(Extracted records)
--- START ---

# ralexstokes/ethereum_consensus

Measured on NVIDIA H100. Metric: fast_aggregate_verify tuples/s, higher is better.
Workload: dtype u32 limbs (381-bit Fp), u32 SHA-256 words

## Files before the change

ethereum_consensus_b200/csrc/groups.cuh:

```cuda
#pragma once
#include "curve.cuh"
#include "fpl.cuh"

namespace b200 {

enum : int32_t {
    BLS_SUCCESS = 0, BLS_BAD_ENCODING = 1, BLS_POINT_NOT_ON_CURVE = 2, BLS_POINT_NOT_IN_GROUP = 3,
    BLS_AGGR_TYPE_MISMATCH = 4, BLS_VERIFY_FAIL = 5, BLS_PK_IS_INFINITY = 6, BLS_BAD_SCALAR = 7
};

typedef Aff<Fp> G1Aff;
typedef Jac<Fp> G1Jac;
typedef Aff<Fp2> G2Aff;
typedef Jac<Fp2> G2Jac;

B200_HD bool fp_from_be48_masked(Fp& r, const uint8_t* b, bool mask_flags) {
    Fp raw;
    fp_from_be_bytes_raw(raw, b);
    if (mask_flags) raw.l[11] &= 0x1fffffffu;
    const Fp p = fp_p();
    if (fp_geq_raw(raw, p)) return false;
    fp_to_mont(r, raw);
    return true;
}
B200_HD bool bytes_all_zero(const uint8_t* b, int n) {
    uint32_t acc = 0;
    for (int i = 0; i < n; i++) acc |= b[i];
    return acc == 0;
}

B200_HD int32_t g1_uncompress(G1Aff& out, const uint8_t b[48]) {
    const uint8_t f = b[0];
    out.inf = 0;
    if (!(f & 0x80)) return BLS_BAD_ENCODING;
    if (f & 0x40) {
        if ((f & 0x3f) == 0 && bytes_all_zero(b + 1, 47)) { out.inf = 1; out.x = fp_zero(); out.y = fp_zero(); return BLS_SUCCESS; }
        return BLS_BAD_ENCODING;
    }
    Fp x, y2, y;
    if (!fp_from_be48_masked(x, b, true)) return BLS_BAD_ENCODING;
    fp_sqr(y2, x);
    fp_mul(y2, y2, x);
    const Fp four = B200_FP_B_G1;
    fp_add(y2, y2, four);
    if (!fp_sqrt(y, y2)) return BLS_POINT_NOT_ON_CURVE;
    if (fp_is_lex_largest(y) != ((f & 0x20) != 0)) fp_neg(y, y);
    out.x = x; out.y = y;
    return BLS_SUCCESS;
}

B200_HD bool g1_in_subgroup(const G1Aff& p) {
    if (p.inf) return true;
    G1Jac t, t2;
    jac_mul_u64(t, p.x, p.y, B200_Z_ABS);
    jac_mul_u64_jac(t2, t, B200_Z_ABS);
    const Fp beta = B200_FP_BETA;
    Fp bx, ny;
    fp_mul(bx, p.x, beta);
    fp_neg(ny, p.y);
    return jac_eq_aff(t2, bx, ny);
}

B200_HD int32_t g1_uncompress_lazy(G1Aff& out, const uint8_t b[48]) {
    const uint8_t f = b[0];
    out.inf = 0;
    if (!(f & 0x80)) return BLS_BAD_ENCODING;
    if (f & 0x40) {
        if ((f & 0x3f) == 0 && bytes_all_zero(b + 1, 47)) { out.inf = 1; out.x = fp_zero(); out.y = fp_zero(); return BLS_SUCCESS; }
        return BLS_BAD_ENCODING;
    }
    Fp x;
    if (!fp_from_be48_masked(x, b, true)) return BLS_BAD_ENCODING;
    FpL xl = fpl_from_fp(x), y2, yl, c;
    f_sqr(y2, xl);
    f_mul(y2, y2, xl);
    f_add(y2, y2, curve_b<FpL>());
    fpl_pow(yl, y2, B200_EXP_TABLE(exp_sqrt));
    f_sqr(c, yl);
    if (!f_eq(c, y2)) return BLS_POINT_NOT_ON_CURVE;
    Fp y = fpl_canon(yl);
    if (fp_is_lex_largest(y) != ((f & 0x20) != 0)) fp_neg(y, y);
    out.x = x; out.y = y;
    return BLS_SUCCESS;
}
B200_HD bool g1_in_subgroup_lazy(const G1Aff& p) {
    if (p.inf) return true;
    const FpL px = fpl_from_fp(p.x), py = fpl_from_fp(p.y);
    Jac<FpL> t, t2;
    jac_mul_u64(t, px, py, B200_Z_ABS);
    jac_mul_u64_jac(t2, t, B200_Z_ABS);
    const Fp beta = B200_FP_BETA;
    FpL bx, ny;
    f_mul(bx, px, fpl_from_fp(beta));
    f_neg(ny, py);
    return jac_eq_aff(t2, bx, ny);
}

B200_HD int32_t g1_key_validate(G1Aff& out, const uint8_t b[48]) {
#if defined(B200_G1_CANONICAL_FP)
    int32_t rc = g1_uncompress(out, b);
    if (rc) return rc;
    if (out.inf) return BLS_PK_IS_INFINITY;
    if (!g1_in_subgroup(out)) return BLS_POINT_NOT_IN_GROUP;
#else
    int32_t rc = g1_uncompress_lazy(out, b);
    if (rc) return rc;
    if (out.inf) return BLS_PK_IS_INFINITY;
    if (!g1_in_subgroup_lazy(out)) return BLS_POINT_NOT_IN_GROUP;
#endif
    return BLS_SUCCESS;
}

B200_HD void g1_compress(uint8_t out[48], const G1Aff& a) {
    if (a.inf) { for (int i = 0; i < 48; i++) out[i] = 0; out[0] = 0xc0; return; }
    Fp raw;
    fp_from_mont(raw, a.x);
    fp_to_be_bytes_raw(out, raw);
    out[0] |= 0x80;
    if (fp_is_lex_largest(a.y)) out[0] |= 0x20;
}
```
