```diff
@@ -295,7 +313,10 @@
     def _restore_aligned(self, operand, x_center, b, t, out_dtype, out, keep, elem, accumulate, scale, acc, bands, sink):
         dst = out
         taps = self.taps
-        feat = self.fusion.spatial(operand) if self.with_tsa else F_.conv(self.fusion, operand)
+        if self.with_tsa:
+            feat = self.fusion.tail(*operand) if isinstance(operand, tuple) else self.fusion.spatial(operand)
+        else:
+            feat = F_.conv(self.fusion, operand)
         if taps is not None:
             taps['fused'] = feat
         out = self.reconstruction(feat)
@@ -341,7 +362,7 @@
             out = F_.upsample4x_add(F_.conv(self.conv_last, out), x_center)
         if sink:
             self._queue_offset_check(sink, b, t)
-        F_.ops.split_guard_submit(operand.device)
+        F_.ops.split_guard_submit(x_center.device)
         return out
 
     def _queue_offset_check(self, sink, b, t):
diff --git a/edvr_amd/functional.py b/edvr_amd/functional.py
--- a/edvr_amd/functional.py
+++ b/edvr_amd/functional.py
@@ -179,6 +179,14 @@
     return ops.tsa_temporal_pair(emb, emb_ref, aligned)
 
 
+def tsa_fused_front_applies(aligned, feat_fusion, spatial_attn1):
+    return not torch.is_grad_enabled() and ops.tsa_fused_front_supported(aligned, feat_fusion, spatial_attn1)
+
+
+def tsa_fused_front(emb, emb_ref, aligned, feat_fusion, spatial_attn1):
+    return ops.tsa_fused_front(emb, emb_ref, aligned, feat_fusion, spatial_attn1, act=ACT_LRELU)
+
+
 def tsa_combine(feat, attn, attn_add):
     if _needs_grad(feat, attn, attn_add):
         from . import autograd as ag
diff --git a/edvr_amd/ops.py b/edvr_amd/ops.py
--- a/edvr_amd/ops.py
+++ b/edvr_amd/ops.py
@@ -300,6 +300,14 @@
             self.fresh(device)
         self.i += 1
         return self.buf[self.i - 1:self.i]
+
+    def slots(self, device, n):
+        if self.buf is not None and self.i + n > self.buf.numel():
+            self.i = self.buf.numel()
+        first = self.slot(device)
+        for _ in range(n - 1):
+            self.slot(device)
+        return self.buf[self.i - n:self.i] if n > 1 else first
 
     def take_unexamined(self):
         out, self.retired = self.retired, []
@@ -778,6 +786,86 @@
     return (out, prob) if want_prob else out
 
 
+TSA_FUSED = os.environ.get('EDVR_TSA_FUSED', '1') != '0'
+
+
+def tsa_temporal_prob(emb, emb_ref, out=None):
+    require_gpu(emb, emb_ref, out)
+    b, t, c, h, w = emb.shape
+    emb, emb_ref = emb.contiguous(), emb_ref.contiguous()
+    if tuple(emb_ref.shape) != (b, c, h, w):
+        raise ValueError(f'tsa_temporal_prob: emb_ref {tuple(emb_ref.shape)} does not match emb {tuple(emb.shape)}')
+    if out is None:
+        out = torch.empty(b, t, h, w, dtype=torch.float32, device=emb.device)
+    elif tuple(out.shape) != (b, t, h, w) or not out.is_contiguous():
+        raise ValueError(f'tsa_temporal_prob: out is a contiguous {(b, t, h, w)} tensor, got {tuple(out.shape)} / strides {out.stride()}')
+    _run('tsa_temporal_prob_kernel', lambda: _lib.check(_lib.lib().edvr_tsa_temporal_prob_f32(_ptr(emb), _ptr(emb_ref), _ptr(out), b, t, c, h * w, _stream()),
+                                                   'edvr_tsa_temporal_prob_f32'), 0, _nb(emb, emb_ref, out))
+    return out
+
+
+def tsa_fused_front_supported(aligned, conv_a, conv_b):
+    if not (TSA_FUSED and F4S_INFERENCE and CONV_ALGO != CONV_DIRECT and aligned.is_cuda and aligned.dtype == torch.float32 and aligned.dim() == 5):
+        return False
+    b, t, c, h, w = aligned.shape
+    wa, wb = conv_a.weight, conv_b.weight
+    if tuple(wa.shape) != (wa.shape[0], t * c, 1, 1) or wb.shape != wa.shape or not (wa.is_cuda and wb.is_cuda):
+        return False
+    return bool(_lib.lib().edvr_tsa_fused_front_supported(b, t, c, h, w, wa.shape[0]))
+
+
+def pack_tsa_front_weights(wa, wb):
+    require_gpu(wa, wb)
+    key, wid = ('tsa_front',), id(wa)
+    ent = _PACKED.get(wid)
+    if ent is not None and ent[0]() is wa:
+        hit = ent[1].get(key)
+        if hit is not None and hit[0] == wa._version and hit[2] == wa.data_ptr() and hit[3]() is wb and hit[4:] == (wb._version, wb.data_ptr()):
+            return hit[1]
+    else:
+        ent = (weakref.ref(wa, lambda _r, wid=wid: _PACKED.pop(wid, None)), {})
+        _PACKED[wid] = ent
+    L = _lib.lib()
+    co, ci = wa.shape[0], wa.shape[1]
+    n_el = L.edvr_conv2d_packed_weight_1x1s_elems(co, ci)
+    out = torch.empty(2 * n_el, dtype=torch.int32, device=wa.device)
+    for i, w in enumerate((wa, wb)):
+        _lib.check(L.edvr_conv2d_pack_weight_1x1s_f32(_ptr(w.detach().contiguous()), _ptr(out[i * n_el:]), co, ci, _stream()), 'edvr_conv2d_pack_weight_1x1s_f32')
+    ent[1][key] = (wa._version, out, wa.data_ptr(), weakref.ref(wb), wb._version, wb.data_ptr())
+    return out
+
+
+def tsa_fused_front(emb, emb_ref, aligned, conv_a, conv_b, act=ACT_LRELU):
+    if torch.is_grad_enabled():
+        raise RuntimeError('tsa_fused_front has no backward: call it under torch.no_grad()')
+    require_gpu(emb, emb_ref, aligned, conv_a.weight, conv_b.weight)
+    if not tsa_fused_front_supported(aligned, conv_a, conv_b):
+        raise RuntimeError(f'tsa_fused_front: not eligible for aligned {tuple(aligned.shape)} (ask tsa_fused_front_supported)')
+    b, t, c, h, w = aligned.shape
+    al_in, aligned = aligned, aligned.contiguous()
+    if tuple(emb.shape) != (b, t, c, h, w) or tuple(emb_ref.shape) != (b, c, h, w):
+        raise ValueError(f'tsa_fused_front: emb {tuple(emb.shape)} / emb_ref {tuple(emb_ref.shape)} do not match aligned {tuple(aligned.shape)}')
+    dev, co = aligned.device, conv_a.weight.shape[0]
+    prob = workspace(4 * b * t * h * w, dev, tag='tsa_prob')[:4 * b * t * h * w].view(torch.float32).view(b, t, h, w)
+    tsa_temporal_prob(emb, emb_ref, out=prob)
+    wpk = pack_tsa_front_weights(conv_a.weight, conv_b.weight)
+    x_amax = input_bound(al_in, aligned.view(b, t * c, h, w))
+    ya = torch.empty(b, co, h, w, dtype=torch.float32, device=dev)
+    yb = torch.empty(b, co, h, w, dtype=torch.float32, device=dev)
+    y_bounds = _arena(dev).slots(dev, 2)
+    bias_a = conv_a.bias.detach() if conv_a.bias is not None else None
+    bias_b = conv_b.bias.detach() if conv_b.bias is not None else None
+    flops = 2.0 * (2 * co) * t * c * b * h * w
+    nbytes = 4.0 * (aligned.numel() + prob.numel() + ya.numel() + yb.numel() + 2 * co * t * c)
+    _run('conv1x1_split_kernel[tsa]',
+         lambda: _lib.check(_lib.lib().edvr_tsa_fused_front_f32(_ptr(aligned), _ptr(prob), _ptr(wpk), _ptr(bias_a), _ptr(bias_b), _ptr(ya), _ptr(yb), _ptr(x_amax),
+                                                                 _ptr(y_bounds), b, t, c, h, w, co, act, _stream()), 'edvr_tsa_fused_front_f32'),
+         flops, nbytes, 4.0 * flops)
+    set_bound(ya, y_bounds[0:1])
+    set_bound(yb, y_bounds[1:2])
+    return ya, yb
+
+
 def tsa_temporal_pair(emb, emb_ref, aligned, out=None, out_rev=None):
     if torch.is_grad_enabled():
         raise RuntimeError('tsa_temporal_pair has no backward: call it under torch.no_grad()')
diff --git a/include/edvr_amd.h b/include/edvr_amd.h
--- a/include/edvr_amd.h
+++ b/include/edvr_amd.h
@@ -158,6 +158,12 @@
                           int b, int t, int c, int hw, edvr_stream_t stream);
 int edvr_tsa_temporal_pair_f32(const float *emb, const float *emb_ref, const float *aligned, float *out, float *out_rev,
                                int b, int t, int c, int hw, edvr_stream_t stream);
+int edvr_tsa_temporal_prob_f32(const float *emb, const float *emb_ref, float *prob_out, int b, int t, int c, int hw,
+                               edvr_stream_t stream);
+int edvr_tsa_fused_front_supported(int b, int t, int c, int h, int w, int co);
+int edvr_tsa_fused_front_f32(const float *aligned, const float *prob, const void *wpk_pair, const float *bias_a, const float *bias_b,
+                             float *y_a, float *y_b, const float *x_amax, float *y_amax, int b, int t, int c, int h, int w, int co,
+                             int act, edvr_stream_t stream);
 int edvr_pool_maxavg_3x3s2_f32(const float *x, float *y, int n, int c, int h, int w, edvr_stream_t stream);
 int edvr_upsample2x_f32(const float *x, float *y, int nc, int h, int w, float scale, edvr_stream_t stream);
 int edvr_tsa_combine_f32(const float *feat, const float *attn, const float *attn_add, float *y, int64_t numel,
```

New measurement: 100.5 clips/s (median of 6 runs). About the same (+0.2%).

--- END ---

Task details.
Each line above with the word "nbytes" must be returned.

Exercise answer.
+    nbytes = 4.0 * (aligned.numel() + prob.numel() + ya.numel() + yb.numel() + 2 * co * t * c)
+         flops, nbytes, 4.0 * flops)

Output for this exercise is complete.